给汤汤弄了点心吃, 然后送他去打网球。 网球场旁边有个高中刚刚下学, 人和车熙熙攘攘的。 我看着汤汤下了车, 一个人背着球拍走进绿色高墙下的小巷, 便掉头回家。 打开门进屋还没站稳, 电话响了。 汤汤在那边说, 场地太潮, 训练取消了。

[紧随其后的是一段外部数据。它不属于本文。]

SIGNATURES = {
    "crm_last_error": (ctypes.c_char_p, []),
    "crm_version": (ctypes.c_char_p, []),
    "crm_ctx_create": (ctypes.c_int, [ctypes.c_int, ctypes.POINTER(vp)]),
    "crm_ctx_destroy": (None, [vp]),
    "crm_ctx_synchronize": (ctypes.c_int, [vp]),
    "crm_ctx_trim": (ctypes.c_int, [vp]),
    "crm_background_create_qs": (ctypes.c_int, [vp, ctypes.c_long, ctypes.c_int, vp, vp, vp, vp,
                                                ctypes.POINTER(vp)]),
    "crm_background_create": (ctypes.c_int, [vp, ctypes.c_long, vp, ctypes.c_int, vp, ctypes.c_long,
                                             ctypes.c_int, vp, ctypes.c_double, ctypes.POINTER(vp)]),
    "crm_background_create_hadamard": (ctypes.c_int, [vp, ctypes.c_long, vp, ctypes.c_int, vp, ctypes.c_int, vp,
                                                      ctypes.c_int, ctypes.c_int, vp, ctypes.c_double,
                                                      ctypes.POINTER(vp)]),
    "crm_background_set_kinship_groups": (ctypes.c_int, [vp, vp, ctypes.c_long, vp, ctypes.c_long, vp, ctypes.c_int]),
    "crm_background_kinship_groups": (ctypes.c_int, [vp]),
    "crm_background_kinship_folded": (ctypes.c_long, [vp]),
    "crm_background_begin": (ctypes.c_int, [vp, ctypes.c_long, vp, ctypes.c_int, vp, ctypes.c_long, vp, ctypes.c_int, vp,
                                            ctypes.c_int, ctypes.c_int, vp, vp, ctypes.c_double, ctypes.POINTER(vp)]),
    "crm_background_complete": (ctypes.c_int, [vp, vp]),
    "crm_background_layout": (ctypes.c_int, [vp, c_long_p, c_long_p, c_long_p, c_int_p]),
    "crm_background_export": (ctypes.c_int, [vp, ctypes.c_int, ctypes.c_int, vp]),
    "crm_background_import": (ctypes.c_int, [vp, ctypes.c_int, ctypes.c_int, vp]),
    "crm_background_seal": (ctypes.c_int, [vp]),
    "crm_background_destroy": (None, [vp]),
    "crm_background_rank": (ctypes.c_int, [vp, ctypes.c_int]),
    "crm_background_read": (ctypes.c_int, [vp, ctypes.c_int, vp, vp]),
    "crm_gene_create": (ctypes.c_int, [vp, vp, vp, ctypes.c_int, vp, ctypes.c_int, ctypes.POINTER(vp)]),
    "crm_gene_create_like": (ctypes.c_int, [vp, vp, ctypes.POINTER(vp)]),
    "crm_gene_create_batch": (ctypes.c_int, [vp, vp, ctypes.c_long, ctypes.c_int, ctypes.POINTER(vp)]),
    "crm_gene_destroy": (None, [vp]),
    "crm_panel_create": (ctypes.c_int, [vp, ctypes.c_long, vp, ctypes.c_long, ctypes.c_long,
                                        ctypes.POINTER(vp)]),
    "crm_panel_create_grouped": (ctypes.c_int, [vp, ctypes.c_long, vp, ctypes.c_long, vp, ctypes.c_long,
                                                ctypes.c_long, ctypes.POINTER(vp)]),
    "crm_panel_create_grouped_i8": (ctypes.c_int, [vp, ctypes.c_long, vp, ctypes.c_long, vp, ctypes.c_long, ctypes.c_long,
                                                   ctypes.c_int, ctypes.POINTER(vp)]),
    "crm_panel_create_auto": (ctypes.c_int, [vp, ctypes.c_long, vp, ctypes.c_long, ctypes.c_long, vp, ctypes.c_long,
                                             vp, ctypes.POINTER(vp), c_int_p]),
    "crm_set_donor_collapse": (ctypes.c_int, [vp, ctypes.c_int]),
    "crm_panel_destroy": (None, [vp]),
    "crm_scan_interaction": (ctypes.c_int, [vp, vp, ctypes.c_long, ctypes.c_long] + [vp] * 13),
    "crm_scan_interaction_info": (ctypes.c_int, [vp, vp, ctypes.c_long, ctypes.c_long] + [vp] * 6),
    "crm_scan_interaction_bounds": (ctypes.c_int, [vp, vp, ctypes.c_long, ctypes.c_long] + [vp] * 8),
    "crm_scan_interaction_permuted": (ctypes.c_int, [vp, vp, ctypes.c_long, ctypes.c_long, ctypes.c_int] + [vp] * 8),
    "crm_scan_interaction_multi": (ctypes.c_int, [vp, ctypes.c_int, vp, ctypes.c_long, ctypes.c_long] + [vp] * 8),
    "crm_scan_interaction_tail": (ctypes.c_int, [vp, vp, ctypes.c_long, ctypes.c_long] + [vp] * 15),
    "crm_scan_interaction_permuted_tail": (ctypes.c_int, [vp, vp, ctypes.c_long, ctypes.c_long, ctypes.c_int] + [vp] * 10),
    "crm_scan_interaction_multi_tail": (ctypes.c_int, [vp, ctypes.c_int, vp, ctypes.c_long, ctypes.c_long] + [vp] * 10),
    "crm_scan_association": (ctypes.c_int, [vp, vp, ctypes.c_long, ctypes.c_long, ctypes.c_int, vp, vp, vp]),
    "crm_association_null_multi": (ctypes.c_int, [vp, ctypes.c_int, vp]),
    "crm_scan_association_multi": (ctypes.c_int, [vp, ctypes.c_int, vp, ctypes.c_long, ctypes.c_long, ctypes.c_int, vp, vp,
                                                  vp]),
    "crm_lmm_fit": (ctypes.c_int, [vp, ctypes.c_int, vp, vp]),
    "crm_cov_solve": (ctypes.c_int, [vp, ctypes.c_int, ctypes.c_double, ctypes.c_double, vp, ctypes.c_int, vp]),
    "crm_effects_multi": (ctypes.c_int, [vp, vp, ctypes.c_long, vp, ctypes.c_int, vp, ctypes.c_int, vp, ctypes.c_int, vp,
                                         ctypes.c_int, vp, ctypes.c_int, ctypes.c_int, vp, vp, vp, vp]),
    "crm_set_block_variants": (ctypes.c_int, [vp, ctypes.c_int]),
    "crm_set_null_fit_polish": (ctypes.c_int, [vp, ctypes.c_int]),
    "crm_set_progress_callback": (ctypes.c_int, [vp, vp, vp]),
    "crm_set_fast_rotation": (ctypes.c_int, [vp, ctypes.c_int]),
    "crm_kernel_timer_reset": (ctypes.c_int, [vp]),
    "crm_kernel_timer_read": (ctypes.c_int, [vp, c_double_p, c_long_p, c_double_p, c_double_p]),
    "crm_kernel_timer_stop": (ctypes.c_int, [vp]),
    "crm_test_set_form": (ctypes.c_int, [ctypes.c_char_p, ctypes.c_int, ctypes.c_int]),
    "crm_test_set_contraction": (ctypes.c_int, [vp, ctypes.c_int, ctypes.c_int]),
    "crm_test_set_shared_h": (ctypes.c_int, [vp, ctypes.c_int]),
    "crm_test_tail_launches": (ctypes.c_long, [vp]),
    "crm_test_spectrum_tail_launches": (ctypes.c_long, [vp]),
    "crm_test_dense_repeats": (ctypes.c_long, [vp]),
    "crm_test_donor_pair_blocks": (ctypes.c_long, [vp]),
    "crm_test_unrelated_donor_blocks": (ctypes.c_int, [vp, ctypes.POINTER(ctypes.c_long)]),
    "crm_test_gram_dma_launches": (ctypes.c_int, [vp, ctypes.POINTER(ctypes.c_long)]),
    "crm_test_rho0_position_blocks": (ctypes.c_int, [vp, ctypes.POINTER(ctypes.c_long)]),
    "crm_test_rotation_tail_launches": (ctypes.c_int, [vp, ctypes.POINTER(ctypes.c_long)]),
    "crm_test_tests_without_pair": (ctypes.c_long, [vp]),
    "crm_test_set_contraction_sync": (ctypes.c_int, [vp, ctypes.c_int]),
    "crm_test_sync_fallbacks": (ctypes.c_long, [vp]),
    "crm_test_overruns": (ctypes.c_long, []),
    "crm_test_live_device_bytes": (ctypes.c_long, []),
    "crm_test_set_kinship_route": (ctypes.c_int, [vp, ctypes.c_int]),
    "crm_test_check_context": (ctypes.c_int, [vp]),
    "crm_test_overrun_selftest": (ctypes.c_int, [vp]),
    "crm_test_null_fit_probe": (ctypes.c_int, [vp, ctypes.c_int, ctypes.c_double]),
    "crm_test_null_fit_probe_read": (ctypes.c_int, [vp, vp, ctypes.c_long]),
    "crm_test_contract": (ctypes.c_int, [vp, ctypes.c_long, ctypes.c_int, ctypes.c_int, vp, vp, vp,
                                         ctypes.c_int]),
    "crm_test_contract_kr": (ctypes.c_int, [vp, ctypes.c_long, ctypes.c_int, ctypes.c_int, ctypes.c_int,
                                            vp, vp, vp, vp]),
    "crm_test_contract_kr_t": (ctypes.c_int, [vp, ctypes.c_long, ctypes.c_int, ctypes.c_int, ctypes.c_int,
                                              vp, vp, vp, vp]),
    "crm_test_eigh": (ctypes.c_int, [vp, ctypes.c_int, ctypes.c_int, vp, vp, vp, ctypes.c_int, vp, vp]),
    "crm_test_eigh2": (ctypes.c_int, [vp, ctypes.c_int, ctypes.c_int, vp, vp, vp, vp, vp, ctypes.c_int, vp, vp, vp]),
    "crm_test_back_tasks": (ctypes.c_int, [ctypes.c_int, ctypes.c_long, ctypes.c_int, vp, ctypes.c_int, c_int_p]),
    "crm_test_dc_plan": (ctypes.c_int, [vp, vp, ctypes.c_int, ctypes.c_int, ctypes.c_double, c_int_p, c_double_p, vp, vp, vp,
                                        c_int_p, vp]),
    "crm_test_eigvalsh": (ctypes.c_int, [vp, ctypes.c_int, ctypes.c_int, vp, vp]),
    "crm_test_davies": (ctypes.c_int, [vp, ctypes.c_int, ctypes.c_int, vp, vp, vp, vp, vp]),
    "crm_test_davies_trace": (ctypes.c_int, [vp, ctypes.c_int, ctypes.c_int, vp, vp, vp, vp, vp, vp]),
    "crm_test_tail_pvalue": (ctypes.c_int, [vp, ctypes.c_int, ctypes.c_int, vp, vp, vp, vp, vp]),
}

再次开车上路, 浓雾已经在悄悄降临的夜色里弥漫开来。 城市的喧闹隐进了濛濛水汽中。 房屋,车流都消失了, 只有昏黄的灯光, 远远近近地闪烁着。 我小心握着方向盘, 心里想着汤汤。 一个快乐的娃娃,已经不知不觉长成了稳重的少年。 前几天他在学校惹祸, 对着一个女孩儿唱从YouTube里学来的怪歌, 把人家气哭了, 被叫到校长室训话。 回来我和他谈, 说在学校里有两件事要格外小心, 一是和暴力有关的事, 武器, 杀人什么的, 连提都不能提, 开玩笑也不行; 二是男生女生之间的事。 我刚在新闻上看到一个高中女生, 因为在手机上放了张自己穿胸罩的上身照片, 就被学区的律师列进了性罪犯的名单。 所以要学会保护自己, 不去惹不必要的麻烦。 我又说, 妈妈是家里唯一的女生, 从这个角度讲, 我特别希望你和哥哥是懂得尊重爱护女生的男子汉。 女生就像花儿, 有了你们的欣赏和呵护, 才会更漂亮更可爱。 你不希望你周围的女孩儿都漂亮可爱吗? 我问他。 他腼腆地笑了, 对我和他谈女孩子还有些不习惯。 我伸出双臂把他圈在怀里, 笑着说, 你这个好孩子, 原来也有坏的时候。 他说, 当然, 我并不完美。 其实, 我很高兴他没有刻意去做一个完美的人, 真的。 做为一个孩子, 他有权淘气, 偶尔来点恶作剧也不足为怪。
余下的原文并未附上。